### TASK DETAILS
Please find every line of the listing below where "stats" occurs and copy it.
(RECORDS FOR PROCESSING Opens)
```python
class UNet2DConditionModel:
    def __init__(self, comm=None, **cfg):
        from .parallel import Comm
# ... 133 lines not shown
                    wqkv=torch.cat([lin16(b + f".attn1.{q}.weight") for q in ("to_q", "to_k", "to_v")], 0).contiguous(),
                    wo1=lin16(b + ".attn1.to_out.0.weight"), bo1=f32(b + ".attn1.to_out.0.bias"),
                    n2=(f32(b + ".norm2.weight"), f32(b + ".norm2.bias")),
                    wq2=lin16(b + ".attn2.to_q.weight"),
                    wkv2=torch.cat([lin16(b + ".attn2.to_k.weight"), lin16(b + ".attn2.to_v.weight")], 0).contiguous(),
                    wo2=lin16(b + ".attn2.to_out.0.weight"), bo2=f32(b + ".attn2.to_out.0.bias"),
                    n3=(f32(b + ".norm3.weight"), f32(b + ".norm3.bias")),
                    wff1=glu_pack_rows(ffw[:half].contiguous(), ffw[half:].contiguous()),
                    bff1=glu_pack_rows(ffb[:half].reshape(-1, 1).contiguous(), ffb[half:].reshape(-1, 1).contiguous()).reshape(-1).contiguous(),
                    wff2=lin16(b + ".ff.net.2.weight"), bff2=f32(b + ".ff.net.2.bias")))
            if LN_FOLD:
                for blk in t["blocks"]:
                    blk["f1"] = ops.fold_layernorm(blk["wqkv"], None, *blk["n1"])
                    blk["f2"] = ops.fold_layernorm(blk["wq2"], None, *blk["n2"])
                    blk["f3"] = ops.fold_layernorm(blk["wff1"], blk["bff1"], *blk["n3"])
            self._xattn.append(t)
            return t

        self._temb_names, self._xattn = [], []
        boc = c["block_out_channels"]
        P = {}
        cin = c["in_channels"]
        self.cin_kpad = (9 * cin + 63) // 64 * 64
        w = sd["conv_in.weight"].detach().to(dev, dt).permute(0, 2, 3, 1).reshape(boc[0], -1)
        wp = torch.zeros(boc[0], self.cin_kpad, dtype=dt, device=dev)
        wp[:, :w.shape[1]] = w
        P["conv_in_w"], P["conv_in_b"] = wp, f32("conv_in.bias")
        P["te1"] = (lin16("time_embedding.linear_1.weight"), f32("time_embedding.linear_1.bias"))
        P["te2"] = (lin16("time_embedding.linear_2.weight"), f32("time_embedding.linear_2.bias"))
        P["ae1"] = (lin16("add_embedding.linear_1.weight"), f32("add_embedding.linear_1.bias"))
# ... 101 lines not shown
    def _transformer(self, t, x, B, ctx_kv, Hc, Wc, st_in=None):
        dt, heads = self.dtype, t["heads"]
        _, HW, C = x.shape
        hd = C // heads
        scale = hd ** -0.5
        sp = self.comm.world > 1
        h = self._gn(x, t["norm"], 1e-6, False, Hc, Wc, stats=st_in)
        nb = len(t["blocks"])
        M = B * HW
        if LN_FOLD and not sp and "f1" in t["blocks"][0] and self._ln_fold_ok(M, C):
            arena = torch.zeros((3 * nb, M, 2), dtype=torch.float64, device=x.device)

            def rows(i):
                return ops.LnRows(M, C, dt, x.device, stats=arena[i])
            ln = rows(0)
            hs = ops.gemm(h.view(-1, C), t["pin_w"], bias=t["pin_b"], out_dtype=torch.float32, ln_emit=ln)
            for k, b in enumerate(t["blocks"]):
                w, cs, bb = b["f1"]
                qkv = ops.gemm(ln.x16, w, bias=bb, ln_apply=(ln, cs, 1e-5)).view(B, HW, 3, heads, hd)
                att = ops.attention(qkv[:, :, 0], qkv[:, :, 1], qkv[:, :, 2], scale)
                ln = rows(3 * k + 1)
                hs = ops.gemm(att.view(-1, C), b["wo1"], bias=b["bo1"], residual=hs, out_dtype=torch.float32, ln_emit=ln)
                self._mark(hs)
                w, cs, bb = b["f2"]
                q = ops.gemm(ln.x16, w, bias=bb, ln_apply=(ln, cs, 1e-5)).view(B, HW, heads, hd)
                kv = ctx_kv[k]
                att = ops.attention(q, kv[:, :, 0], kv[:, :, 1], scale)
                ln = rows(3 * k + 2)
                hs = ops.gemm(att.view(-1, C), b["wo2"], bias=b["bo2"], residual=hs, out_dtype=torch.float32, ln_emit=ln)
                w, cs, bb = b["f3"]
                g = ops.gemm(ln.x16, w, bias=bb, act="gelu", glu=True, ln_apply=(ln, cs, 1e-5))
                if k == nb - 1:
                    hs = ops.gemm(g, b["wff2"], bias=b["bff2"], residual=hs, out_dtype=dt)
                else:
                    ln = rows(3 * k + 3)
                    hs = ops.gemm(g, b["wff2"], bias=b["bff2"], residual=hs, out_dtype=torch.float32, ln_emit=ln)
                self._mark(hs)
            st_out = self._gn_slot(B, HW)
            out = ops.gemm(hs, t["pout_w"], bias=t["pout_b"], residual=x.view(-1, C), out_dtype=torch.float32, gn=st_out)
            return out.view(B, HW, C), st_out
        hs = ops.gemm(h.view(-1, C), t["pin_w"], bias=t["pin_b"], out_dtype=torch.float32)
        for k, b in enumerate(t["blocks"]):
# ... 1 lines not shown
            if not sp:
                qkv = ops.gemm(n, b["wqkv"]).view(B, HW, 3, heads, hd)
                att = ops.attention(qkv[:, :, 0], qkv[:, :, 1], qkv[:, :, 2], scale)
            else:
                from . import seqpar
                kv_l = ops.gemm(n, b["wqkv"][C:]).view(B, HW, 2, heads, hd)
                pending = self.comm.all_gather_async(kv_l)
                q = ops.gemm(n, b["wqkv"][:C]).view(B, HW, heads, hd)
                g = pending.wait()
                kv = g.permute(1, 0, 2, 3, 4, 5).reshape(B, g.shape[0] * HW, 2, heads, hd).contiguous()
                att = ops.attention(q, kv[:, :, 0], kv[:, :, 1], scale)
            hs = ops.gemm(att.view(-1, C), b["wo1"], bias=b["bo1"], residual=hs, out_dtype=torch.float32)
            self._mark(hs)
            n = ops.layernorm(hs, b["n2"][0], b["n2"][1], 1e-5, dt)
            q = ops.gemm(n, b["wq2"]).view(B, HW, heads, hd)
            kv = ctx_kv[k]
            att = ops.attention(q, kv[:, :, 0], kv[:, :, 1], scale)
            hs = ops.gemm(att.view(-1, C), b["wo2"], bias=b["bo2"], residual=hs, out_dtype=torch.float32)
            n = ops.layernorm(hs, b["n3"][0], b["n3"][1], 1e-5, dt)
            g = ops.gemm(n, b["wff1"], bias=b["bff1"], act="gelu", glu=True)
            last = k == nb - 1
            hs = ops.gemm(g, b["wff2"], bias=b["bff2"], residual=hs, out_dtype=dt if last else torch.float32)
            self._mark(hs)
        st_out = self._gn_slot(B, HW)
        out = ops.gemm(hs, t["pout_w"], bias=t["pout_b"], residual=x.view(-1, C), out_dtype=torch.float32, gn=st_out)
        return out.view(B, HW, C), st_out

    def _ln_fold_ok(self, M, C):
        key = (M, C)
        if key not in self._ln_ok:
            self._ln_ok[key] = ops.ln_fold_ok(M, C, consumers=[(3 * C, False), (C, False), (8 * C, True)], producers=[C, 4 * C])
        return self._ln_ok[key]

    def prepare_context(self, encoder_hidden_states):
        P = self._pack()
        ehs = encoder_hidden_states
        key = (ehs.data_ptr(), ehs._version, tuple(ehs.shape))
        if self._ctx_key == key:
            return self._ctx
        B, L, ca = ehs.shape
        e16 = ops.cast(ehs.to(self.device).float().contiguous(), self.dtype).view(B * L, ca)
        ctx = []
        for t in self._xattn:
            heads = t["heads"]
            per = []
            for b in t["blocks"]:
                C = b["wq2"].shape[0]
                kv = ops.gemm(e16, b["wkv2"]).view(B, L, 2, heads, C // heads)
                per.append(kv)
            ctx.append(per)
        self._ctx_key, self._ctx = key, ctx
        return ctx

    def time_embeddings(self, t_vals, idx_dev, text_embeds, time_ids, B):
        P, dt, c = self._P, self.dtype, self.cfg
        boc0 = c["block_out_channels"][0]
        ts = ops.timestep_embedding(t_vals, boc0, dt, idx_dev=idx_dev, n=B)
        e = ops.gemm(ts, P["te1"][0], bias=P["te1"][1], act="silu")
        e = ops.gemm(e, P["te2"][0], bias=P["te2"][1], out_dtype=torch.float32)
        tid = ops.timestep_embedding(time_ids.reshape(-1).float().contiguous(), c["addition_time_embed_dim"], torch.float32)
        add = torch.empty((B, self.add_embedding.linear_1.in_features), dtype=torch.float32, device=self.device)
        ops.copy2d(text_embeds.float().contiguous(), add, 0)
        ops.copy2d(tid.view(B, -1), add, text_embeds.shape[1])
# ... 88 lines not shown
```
(RECORDS FOR PROCESSING Closes)
### OUTPUT FOR THIS TASK
        h = self._gn(x, t["norm"], 1e-6, False, Hc, Wc, stats=st_in)
                return ops.LnRows(M, C, dt, x.device, stats=arena[i])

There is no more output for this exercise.